*** EXERCISE INPUTS

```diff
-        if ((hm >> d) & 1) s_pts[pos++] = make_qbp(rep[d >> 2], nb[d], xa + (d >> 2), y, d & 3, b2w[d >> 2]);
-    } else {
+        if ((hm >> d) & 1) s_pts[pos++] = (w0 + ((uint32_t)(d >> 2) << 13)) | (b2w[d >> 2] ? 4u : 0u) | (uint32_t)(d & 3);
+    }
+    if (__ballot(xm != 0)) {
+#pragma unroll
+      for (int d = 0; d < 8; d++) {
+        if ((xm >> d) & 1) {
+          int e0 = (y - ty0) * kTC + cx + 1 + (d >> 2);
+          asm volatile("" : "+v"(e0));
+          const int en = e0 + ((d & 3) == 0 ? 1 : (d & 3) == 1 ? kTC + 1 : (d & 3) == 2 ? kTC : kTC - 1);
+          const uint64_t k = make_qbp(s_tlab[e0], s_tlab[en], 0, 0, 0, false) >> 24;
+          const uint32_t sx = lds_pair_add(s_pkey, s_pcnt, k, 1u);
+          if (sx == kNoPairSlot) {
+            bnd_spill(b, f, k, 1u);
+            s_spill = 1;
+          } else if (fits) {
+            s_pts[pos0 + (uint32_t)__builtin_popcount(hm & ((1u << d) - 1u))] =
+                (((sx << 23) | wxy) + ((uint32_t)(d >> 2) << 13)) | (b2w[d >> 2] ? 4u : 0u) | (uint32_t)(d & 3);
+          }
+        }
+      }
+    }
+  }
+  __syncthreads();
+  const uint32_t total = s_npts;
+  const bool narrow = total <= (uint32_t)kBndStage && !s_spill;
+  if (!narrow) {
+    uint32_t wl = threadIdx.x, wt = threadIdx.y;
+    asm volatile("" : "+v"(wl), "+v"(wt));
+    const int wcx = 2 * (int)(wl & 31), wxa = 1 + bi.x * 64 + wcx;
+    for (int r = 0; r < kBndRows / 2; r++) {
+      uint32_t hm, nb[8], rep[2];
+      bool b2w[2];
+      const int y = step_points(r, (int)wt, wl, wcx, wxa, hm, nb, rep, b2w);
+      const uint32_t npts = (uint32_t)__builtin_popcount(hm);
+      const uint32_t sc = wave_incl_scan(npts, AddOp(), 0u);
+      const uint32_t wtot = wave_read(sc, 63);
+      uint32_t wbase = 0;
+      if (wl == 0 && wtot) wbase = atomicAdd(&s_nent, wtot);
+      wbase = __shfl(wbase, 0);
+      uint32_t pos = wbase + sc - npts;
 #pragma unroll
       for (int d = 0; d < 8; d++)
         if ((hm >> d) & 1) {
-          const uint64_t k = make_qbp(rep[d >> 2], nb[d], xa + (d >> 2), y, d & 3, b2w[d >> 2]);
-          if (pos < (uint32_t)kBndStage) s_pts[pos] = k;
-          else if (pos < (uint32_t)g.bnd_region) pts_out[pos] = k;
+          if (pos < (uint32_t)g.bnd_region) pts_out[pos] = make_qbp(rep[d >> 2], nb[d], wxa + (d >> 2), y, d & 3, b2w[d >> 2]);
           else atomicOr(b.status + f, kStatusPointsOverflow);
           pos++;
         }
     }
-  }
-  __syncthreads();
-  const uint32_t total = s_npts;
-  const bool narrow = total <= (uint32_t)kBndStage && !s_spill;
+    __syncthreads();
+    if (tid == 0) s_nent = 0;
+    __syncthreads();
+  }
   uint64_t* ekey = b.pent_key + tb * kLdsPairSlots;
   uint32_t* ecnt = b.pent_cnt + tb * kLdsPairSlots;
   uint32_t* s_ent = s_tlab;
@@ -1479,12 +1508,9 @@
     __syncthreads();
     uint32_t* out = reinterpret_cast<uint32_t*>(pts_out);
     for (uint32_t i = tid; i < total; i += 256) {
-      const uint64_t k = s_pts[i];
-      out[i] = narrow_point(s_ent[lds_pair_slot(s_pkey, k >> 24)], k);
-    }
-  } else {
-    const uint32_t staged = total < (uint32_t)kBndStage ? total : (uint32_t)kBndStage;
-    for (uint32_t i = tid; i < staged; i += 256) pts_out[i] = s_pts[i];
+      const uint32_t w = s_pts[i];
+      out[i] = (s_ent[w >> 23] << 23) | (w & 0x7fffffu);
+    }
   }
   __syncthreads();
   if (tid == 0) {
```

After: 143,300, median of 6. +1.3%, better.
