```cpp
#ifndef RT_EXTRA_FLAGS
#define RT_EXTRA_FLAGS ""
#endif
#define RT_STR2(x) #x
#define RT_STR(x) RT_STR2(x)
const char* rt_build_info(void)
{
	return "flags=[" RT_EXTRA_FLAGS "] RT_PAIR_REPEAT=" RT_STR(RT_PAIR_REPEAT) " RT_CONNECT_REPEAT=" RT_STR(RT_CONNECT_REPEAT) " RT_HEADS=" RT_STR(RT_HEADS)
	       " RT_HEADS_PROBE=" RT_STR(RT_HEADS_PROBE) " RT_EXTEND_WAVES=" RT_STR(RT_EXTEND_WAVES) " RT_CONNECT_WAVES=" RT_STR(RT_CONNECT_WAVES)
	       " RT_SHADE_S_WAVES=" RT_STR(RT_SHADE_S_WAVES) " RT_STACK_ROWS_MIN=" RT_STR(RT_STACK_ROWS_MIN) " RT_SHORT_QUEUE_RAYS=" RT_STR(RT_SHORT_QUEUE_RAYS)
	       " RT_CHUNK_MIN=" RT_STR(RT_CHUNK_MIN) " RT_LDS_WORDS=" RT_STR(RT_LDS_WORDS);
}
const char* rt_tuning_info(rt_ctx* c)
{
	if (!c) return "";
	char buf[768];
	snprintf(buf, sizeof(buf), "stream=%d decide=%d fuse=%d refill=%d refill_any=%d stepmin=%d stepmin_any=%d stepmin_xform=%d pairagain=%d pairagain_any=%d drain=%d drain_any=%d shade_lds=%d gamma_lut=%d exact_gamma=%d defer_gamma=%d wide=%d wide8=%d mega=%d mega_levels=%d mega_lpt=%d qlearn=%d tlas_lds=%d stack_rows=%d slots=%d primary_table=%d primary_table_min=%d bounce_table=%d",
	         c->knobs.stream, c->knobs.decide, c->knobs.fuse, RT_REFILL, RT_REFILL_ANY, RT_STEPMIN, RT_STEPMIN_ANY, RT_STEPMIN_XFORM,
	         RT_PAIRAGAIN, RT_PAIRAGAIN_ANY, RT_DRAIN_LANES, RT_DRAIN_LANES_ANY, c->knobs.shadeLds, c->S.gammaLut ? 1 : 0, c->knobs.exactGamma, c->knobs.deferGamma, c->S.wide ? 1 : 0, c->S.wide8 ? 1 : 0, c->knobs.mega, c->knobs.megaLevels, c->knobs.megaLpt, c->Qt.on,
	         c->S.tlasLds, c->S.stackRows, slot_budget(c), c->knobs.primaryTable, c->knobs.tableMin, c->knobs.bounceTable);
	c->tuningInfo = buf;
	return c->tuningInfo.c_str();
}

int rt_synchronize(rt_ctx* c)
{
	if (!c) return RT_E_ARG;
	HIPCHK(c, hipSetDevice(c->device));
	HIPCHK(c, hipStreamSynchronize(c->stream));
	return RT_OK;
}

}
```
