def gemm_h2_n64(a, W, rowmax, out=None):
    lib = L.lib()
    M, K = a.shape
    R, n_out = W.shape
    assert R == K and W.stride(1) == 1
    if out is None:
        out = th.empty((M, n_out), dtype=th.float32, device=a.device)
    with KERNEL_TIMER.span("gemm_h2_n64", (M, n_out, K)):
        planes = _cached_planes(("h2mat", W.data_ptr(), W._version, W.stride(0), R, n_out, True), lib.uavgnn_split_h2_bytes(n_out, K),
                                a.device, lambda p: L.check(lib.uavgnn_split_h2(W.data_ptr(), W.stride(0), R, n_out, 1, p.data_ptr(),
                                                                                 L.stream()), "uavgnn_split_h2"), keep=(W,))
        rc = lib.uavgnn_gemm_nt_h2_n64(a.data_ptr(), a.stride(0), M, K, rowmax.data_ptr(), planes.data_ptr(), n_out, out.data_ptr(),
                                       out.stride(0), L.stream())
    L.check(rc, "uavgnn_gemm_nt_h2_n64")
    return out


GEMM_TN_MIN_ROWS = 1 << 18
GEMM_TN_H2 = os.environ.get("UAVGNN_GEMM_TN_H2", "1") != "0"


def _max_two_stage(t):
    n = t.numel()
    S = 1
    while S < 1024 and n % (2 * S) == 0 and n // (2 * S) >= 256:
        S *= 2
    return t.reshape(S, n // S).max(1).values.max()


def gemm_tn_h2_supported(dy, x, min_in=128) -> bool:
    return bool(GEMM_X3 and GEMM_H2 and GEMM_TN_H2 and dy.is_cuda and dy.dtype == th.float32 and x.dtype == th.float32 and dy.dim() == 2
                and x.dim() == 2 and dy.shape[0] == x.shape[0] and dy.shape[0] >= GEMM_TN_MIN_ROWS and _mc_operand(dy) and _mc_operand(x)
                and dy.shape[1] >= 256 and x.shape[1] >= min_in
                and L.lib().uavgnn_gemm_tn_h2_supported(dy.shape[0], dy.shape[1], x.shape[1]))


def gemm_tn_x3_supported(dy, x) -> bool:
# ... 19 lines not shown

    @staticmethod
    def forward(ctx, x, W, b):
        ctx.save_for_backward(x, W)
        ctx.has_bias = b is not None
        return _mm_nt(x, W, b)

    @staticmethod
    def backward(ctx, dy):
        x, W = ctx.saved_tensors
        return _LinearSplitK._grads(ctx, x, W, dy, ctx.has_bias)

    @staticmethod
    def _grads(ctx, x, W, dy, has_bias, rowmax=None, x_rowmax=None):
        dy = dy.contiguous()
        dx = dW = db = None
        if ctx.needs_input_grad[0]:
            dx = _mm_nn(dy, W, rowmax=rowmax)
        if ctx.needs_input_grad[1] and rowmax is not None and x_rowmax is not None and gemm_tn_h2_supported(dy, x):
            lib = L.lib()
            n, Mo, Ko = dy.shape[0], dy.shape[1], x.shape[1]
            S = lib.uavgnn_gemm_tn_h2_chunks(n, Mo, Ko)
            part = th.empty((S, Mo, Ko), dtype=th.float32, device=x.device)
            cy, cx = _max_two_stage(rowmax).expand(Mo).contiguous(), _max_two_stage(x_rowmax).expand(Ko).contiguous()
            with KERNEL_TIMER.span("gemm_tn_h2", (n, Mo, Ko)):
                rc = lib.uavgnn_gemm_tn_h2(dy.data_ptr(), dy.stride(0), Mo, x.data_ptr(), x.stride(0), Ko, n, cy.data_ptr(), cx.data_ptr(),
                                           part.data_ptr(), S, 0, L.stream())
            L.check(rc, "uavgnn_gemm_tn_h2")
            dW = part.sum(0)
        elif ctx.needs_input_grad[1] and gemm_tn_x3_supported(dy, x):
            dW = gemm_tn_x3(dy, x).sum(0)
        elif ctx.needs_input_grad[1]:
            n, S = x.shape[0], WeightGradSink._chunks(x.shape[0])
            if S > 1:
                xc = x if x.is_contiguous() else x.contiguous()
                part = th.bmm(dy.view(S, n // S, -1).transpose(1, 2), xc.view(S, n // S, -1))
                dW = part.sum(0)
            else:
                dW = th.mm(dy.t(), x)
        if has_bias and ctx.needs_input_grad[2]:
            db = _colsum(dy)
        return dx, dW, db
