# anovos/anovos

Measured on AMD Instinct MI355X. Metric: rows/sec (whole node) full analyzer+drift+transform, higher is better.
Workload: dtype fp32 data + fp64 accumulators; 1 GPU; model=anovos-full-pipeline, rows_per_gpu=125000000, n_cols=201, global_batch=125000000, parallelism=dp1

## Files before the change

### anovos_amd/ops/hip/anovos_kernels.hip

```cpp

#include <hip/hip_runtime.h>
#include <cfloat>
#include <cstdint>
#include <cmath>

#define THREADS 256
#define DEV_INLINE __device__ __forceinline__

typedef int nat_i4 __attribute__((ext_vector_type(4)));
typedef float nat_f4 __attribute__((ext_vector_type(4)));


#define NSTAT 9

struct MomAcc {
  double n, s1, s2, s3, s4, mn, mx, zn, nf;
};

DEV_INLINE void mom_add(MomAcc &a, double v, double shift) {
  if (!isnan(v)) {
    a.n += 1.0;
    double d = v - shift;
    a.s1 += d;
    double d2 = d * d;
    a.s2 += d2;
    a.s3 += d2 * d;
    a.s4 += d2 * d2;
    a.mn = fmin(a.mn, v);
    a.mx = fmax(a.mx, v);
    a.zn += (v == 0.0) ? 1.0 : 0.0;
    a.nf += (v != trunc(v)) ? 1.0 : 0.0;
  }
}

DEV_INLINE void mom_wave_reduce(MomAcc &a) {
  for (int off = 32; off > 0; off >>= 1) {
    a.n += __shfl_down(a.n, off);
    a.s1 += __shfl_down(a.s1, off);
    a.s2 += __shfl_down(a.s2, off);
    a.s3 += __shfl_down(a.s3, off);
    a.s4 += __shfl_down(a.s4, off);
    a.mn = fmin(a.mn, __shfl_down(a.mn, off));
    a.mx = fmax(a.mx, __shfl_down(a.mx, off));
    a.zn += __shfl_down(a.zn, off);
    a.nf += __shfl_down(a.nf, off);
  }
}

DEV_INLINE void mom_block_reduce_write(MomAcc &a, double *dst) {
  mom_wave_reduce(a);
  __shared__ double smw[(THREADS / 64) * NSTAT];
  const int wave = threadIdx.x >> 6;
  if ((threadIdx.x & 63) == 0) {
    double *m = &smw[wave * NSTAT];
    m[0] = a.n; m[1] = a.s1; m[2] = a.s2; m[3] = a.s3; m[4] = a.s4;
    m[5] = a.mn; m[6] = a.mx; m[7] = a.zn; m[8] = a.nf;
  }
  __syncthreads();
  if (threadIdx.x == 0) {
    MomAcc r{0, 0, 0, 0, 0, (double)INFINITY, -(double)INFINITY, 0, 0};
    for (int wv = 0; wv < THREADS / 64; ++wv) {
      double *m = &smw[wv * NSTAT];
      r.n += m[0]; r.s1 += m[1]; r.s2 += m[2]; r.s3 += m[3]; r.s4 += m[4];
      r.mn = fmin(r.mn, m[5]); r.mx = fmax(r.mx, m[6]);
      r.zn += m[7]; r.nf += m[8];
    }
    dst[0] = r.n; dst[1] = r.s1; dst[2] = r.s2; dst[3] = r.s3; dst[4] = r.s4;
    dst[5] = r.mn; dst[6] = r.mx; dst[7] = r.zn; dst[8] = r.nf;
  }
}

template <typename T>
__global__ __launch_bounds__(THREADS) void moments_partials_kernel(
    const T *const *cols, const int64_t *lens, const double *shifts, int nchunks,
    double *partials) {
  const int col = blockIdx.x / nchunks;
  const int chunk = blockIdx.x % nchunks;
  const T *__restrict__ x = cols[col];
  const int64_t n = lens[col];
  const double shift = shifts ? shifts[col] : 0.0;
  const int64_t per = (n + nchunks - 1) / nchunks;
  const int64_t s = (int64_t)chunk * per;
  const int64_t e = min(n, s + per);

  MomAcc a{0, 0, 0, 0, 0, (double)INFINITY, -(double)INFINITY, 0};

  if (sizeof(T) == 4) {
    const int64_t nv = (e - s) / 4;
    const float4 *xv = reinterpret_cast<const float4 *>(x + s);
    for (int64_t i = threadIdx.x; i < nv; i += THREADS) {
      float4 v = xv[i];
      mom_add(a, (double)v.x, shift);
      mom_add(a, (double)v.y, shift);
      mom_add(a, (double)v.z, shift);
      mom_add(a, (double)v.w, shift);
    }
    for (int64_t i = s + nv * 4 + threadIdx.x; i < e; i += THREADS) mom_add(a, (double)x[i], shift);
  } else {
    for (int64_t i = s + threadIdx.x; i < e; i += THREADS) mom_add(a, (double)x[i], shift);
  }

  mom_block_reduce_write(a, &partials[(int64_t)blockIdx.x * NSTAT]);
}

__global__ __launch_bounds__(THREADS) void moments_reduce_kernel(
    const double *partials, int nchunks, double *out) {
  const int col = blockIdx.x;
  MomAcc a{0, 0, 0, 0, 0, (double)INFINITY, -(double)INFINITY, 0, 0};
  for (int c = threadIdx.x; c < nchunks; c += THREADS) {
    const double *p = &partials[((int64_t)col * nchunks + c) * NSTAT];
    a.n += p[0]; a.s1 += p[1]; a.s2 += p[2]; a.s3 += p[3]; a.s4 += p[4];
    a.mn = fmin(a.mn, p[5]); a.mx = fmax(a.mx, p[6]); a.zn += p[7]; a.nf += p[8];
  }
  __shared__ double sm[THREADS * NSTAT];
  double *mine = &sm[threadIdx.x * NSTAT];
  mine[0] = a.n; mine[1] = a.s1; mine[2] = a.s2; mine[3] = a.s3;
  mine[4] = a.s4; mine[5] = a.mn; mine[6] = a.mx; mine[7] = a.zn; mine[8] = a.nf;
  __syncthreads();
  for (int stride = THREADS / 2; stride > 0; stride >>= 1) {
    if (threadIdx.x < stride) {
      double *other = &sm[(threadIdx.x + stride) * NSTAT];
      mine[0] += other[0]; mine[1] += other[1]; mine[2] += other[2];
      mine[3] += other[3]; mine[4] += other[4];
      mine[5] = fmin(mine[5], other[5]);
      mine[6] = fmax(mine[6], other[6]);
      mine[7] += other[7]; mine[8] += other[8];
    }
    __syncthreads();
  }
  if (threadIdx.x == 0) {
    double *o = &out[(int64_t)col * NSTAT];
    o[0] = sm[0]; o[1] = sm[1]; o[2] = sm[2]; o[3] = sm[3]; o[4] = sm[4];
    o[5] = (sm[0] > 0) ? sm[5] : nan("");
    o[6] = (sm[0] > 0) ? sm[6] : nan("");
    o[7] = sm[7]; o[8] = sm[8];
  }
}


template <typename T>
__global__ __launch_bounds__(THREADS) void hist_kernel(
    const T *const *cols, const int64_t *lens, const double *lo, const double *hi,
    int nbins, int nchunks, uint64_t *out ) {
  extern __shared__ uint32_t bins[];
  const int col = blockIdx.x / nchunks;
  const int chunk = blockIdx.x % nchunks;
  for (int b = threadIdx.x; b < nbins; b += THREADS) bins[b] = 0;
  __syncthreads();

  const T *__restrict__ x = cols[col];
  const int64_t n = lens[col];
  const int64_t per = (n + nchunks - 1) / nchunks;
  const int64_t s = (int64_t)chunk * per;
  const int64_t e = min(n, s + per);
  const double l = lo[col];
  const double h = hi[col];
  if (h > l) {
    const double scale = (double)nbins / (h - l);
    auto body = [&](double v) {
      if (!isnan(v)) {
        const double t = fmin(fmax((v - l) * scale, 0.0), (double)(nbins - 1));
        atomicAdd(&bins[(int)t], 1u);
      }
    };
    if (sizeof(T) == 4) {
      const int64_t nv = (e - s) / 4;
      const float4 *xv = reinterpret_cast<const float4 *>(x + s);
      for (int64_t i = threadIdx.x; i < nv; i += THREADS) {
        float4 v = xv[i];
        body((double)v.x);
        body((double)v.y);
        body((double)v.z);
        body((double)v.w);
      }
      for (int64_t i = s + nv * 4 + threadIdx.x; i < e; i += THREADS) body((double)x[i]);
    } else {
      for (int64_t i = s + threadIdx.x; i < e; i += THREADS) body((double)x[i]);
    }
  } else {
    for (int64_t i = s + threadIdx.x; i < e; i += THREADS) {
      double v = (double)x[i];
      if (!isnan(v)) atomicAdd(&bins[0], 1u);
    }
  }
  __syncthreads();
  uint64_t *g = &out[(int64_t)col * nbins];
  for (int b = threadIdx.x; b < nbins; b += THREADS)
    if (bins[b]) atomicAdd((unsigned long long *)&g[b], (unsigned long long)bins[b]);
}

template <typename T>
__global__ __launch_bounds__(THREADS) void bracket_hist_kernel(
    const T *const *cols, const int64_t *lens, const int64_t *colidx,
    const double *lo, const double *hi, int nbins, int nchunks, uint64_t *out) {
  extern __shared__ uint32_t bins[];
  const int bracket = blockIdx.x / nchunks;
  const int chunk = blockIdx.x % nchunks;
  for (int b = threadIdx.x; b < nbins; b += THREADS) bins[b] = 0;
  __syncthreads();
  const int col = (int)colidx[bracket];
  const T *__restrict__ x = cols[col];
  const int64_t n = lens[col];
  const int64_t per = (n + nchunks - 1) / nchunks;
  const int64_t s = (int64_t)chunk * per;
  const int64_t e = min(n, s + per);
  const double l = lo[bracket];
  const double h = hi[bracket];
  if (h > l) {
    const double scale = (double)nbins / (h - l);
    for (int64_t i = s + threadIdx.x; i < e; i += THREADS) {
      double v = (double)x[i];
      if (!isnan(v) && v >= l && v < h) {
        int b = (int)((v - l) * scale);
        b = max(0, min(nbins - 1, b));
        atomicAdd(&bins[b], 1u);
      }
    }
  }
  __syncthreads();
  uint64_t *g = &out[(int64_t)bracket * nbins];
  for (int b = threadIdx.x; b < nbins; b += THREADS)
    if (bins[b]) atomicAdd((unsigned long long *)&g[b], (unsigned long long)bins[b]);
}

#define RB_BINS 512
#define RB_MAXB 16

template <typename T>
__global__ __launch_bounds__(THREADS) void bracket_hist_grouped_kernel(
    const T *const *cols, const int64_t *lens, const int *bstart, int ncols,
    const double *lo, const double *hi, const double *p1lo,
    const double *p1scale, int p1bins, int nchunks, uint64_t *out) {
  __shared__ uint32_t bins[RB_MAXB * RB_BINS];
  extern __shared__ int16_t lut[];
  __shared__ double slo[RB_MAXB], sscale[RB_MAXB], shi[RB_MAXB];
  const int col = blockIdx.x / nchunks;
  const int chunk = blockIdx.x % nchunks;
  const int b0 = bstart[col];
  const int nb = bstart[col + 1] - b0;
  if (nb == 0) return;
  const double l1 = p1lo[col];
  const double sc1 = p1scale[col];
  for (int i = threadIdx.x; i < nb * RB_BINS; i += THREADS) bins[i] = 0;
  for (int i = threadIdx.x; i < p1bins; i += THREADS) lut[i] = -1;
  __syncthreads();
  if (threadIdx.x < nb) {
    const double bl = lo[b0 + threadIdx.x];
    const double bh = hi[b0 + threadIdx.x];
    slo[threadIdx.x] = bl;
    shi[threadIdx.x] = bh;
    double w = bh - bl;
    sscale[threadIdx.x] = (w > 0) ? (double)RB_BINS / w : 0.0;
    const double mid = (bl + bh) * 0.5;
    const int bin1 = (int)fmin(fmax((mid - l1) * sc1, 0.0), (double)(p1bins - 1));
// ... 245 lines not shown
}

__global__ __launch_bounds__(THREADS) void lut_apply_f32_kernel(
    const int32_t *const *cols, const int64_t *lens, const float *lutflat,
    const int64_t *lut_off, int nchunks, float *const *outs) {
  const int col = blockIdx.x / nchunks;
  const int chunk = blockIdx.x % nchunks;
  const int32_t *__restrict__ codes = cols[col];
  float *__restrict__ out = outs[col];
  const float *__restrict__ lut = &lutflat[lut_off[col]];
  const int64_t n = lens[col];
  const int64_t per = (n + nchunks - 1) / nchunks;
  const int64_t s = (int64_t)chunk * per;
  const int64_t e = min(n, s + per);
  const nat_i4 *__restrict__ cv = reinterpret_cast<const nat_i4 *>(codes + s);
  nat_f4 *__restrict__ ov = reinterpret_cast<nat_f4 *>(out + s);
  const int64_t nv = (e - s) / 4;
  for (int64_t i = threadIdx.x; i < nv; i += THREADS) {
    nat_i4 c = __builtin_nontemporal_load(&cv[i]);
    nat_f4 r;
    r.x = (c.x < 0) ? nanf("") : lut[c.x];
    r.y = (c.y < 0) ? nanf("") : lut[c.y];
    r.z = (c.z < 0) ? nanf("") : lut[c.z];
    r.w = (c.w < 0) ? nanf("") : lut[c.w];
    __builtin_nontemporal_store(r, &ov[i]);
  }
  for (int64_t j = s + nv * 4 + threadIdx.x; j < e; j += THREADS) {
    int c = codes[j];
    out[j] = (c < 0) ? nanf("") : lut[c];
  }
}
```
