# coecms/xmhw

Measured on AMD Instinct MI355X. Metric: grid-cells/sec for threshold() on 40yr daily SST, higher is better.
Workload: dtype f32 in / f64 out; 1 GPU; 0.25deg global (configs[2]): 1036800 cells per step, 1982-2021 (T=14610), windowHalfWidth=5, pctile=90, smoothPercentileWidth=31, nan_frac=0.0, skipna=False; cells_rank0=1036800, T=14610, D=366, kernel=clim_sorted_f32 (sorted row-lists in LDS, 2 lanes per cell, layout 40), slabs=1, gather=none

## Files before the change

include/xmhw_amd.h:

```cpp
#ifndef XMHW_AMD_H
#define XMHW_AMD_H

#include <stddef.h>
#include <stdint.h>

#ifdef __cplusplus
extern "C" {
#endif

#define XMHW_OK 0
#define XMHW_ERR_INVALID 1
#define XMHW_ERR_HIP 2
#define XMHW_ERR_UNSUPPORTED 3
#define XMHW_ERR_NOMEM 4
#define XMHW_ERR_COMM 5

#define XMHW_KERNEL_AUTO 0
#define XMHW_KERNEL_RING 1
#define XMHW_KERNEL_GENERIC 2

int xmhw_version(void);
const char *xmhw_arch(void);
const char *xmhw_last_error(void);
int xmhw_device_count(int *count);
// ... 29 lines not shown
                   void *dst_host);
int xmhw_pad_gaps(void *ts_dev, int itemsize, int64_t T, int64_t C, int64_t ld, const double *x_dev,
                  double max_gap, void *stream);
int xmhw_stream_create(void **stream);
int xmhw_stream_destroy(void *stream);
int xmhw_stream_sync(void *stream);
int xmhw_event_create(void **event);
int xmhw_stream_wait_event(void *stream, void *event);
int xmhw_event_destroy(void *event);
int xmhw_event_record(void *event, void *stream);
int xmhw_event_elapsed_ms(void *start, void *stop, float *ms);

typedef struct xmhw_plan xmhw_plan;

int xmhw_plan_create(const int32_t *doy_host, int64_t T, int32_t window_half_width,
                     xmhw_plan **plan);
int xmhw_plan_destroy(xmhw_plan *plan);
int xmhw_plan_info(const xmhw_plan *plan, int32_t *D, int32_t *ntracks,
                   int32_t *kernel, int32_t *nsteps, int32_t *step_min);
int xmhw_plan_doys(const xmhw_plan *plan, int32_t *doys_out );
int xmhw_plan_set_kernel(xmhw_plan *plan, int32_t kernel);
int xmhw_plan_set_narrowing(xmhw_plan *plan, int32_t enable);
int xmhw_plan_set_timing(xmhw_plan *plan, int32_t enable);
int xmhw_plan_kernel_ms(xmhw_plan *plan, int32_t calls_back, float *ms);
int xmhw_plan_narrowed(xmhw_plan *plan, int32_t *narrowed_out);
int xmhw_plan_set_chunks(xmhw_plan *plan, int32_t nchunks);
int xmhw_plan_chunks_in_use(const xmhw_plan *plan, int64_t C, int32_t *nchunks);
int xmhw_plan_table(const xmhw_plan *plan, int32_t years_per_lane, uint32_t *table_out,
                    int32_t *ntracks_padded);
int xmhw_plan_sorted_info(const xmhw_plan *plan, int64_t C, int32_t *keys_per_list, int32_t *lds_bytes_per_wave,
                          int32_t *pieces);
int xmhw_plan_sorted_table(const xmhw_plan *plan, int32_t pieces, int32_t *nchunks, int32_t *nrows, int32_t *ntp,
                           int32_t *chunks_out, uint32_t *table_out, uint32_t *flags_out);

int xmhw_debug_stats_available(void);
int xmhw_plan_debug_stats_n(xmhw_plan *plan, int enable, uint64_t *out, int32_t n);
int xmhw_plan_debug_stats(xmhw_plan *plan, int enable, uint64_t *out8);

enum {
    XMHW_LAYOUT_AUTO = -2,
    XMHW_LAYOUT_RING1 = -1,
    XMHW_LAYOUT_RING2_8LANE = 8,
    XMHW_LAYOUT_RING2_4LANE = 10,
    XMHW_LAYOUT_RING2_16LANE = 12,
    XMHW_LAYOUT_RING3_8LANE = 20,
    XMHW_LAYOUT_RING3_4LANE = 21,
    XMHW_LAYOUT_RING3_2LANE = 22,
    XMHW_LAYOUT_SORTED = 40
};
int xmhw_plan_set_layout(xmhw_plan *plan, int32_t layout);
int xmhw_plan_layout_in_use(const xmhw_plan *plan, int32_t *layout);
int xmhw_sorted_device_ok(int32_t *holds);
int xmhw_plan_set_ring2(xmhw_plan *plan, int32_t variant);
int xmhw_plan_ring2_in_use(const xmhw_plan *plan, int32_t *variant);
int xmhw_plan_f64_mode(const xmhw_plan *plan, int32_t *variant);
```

******

### WORK TO BE COMPLETED:
Lines holding "char": count them across the data and reply with the number alone.

### PROBLEM SOLUTION:
5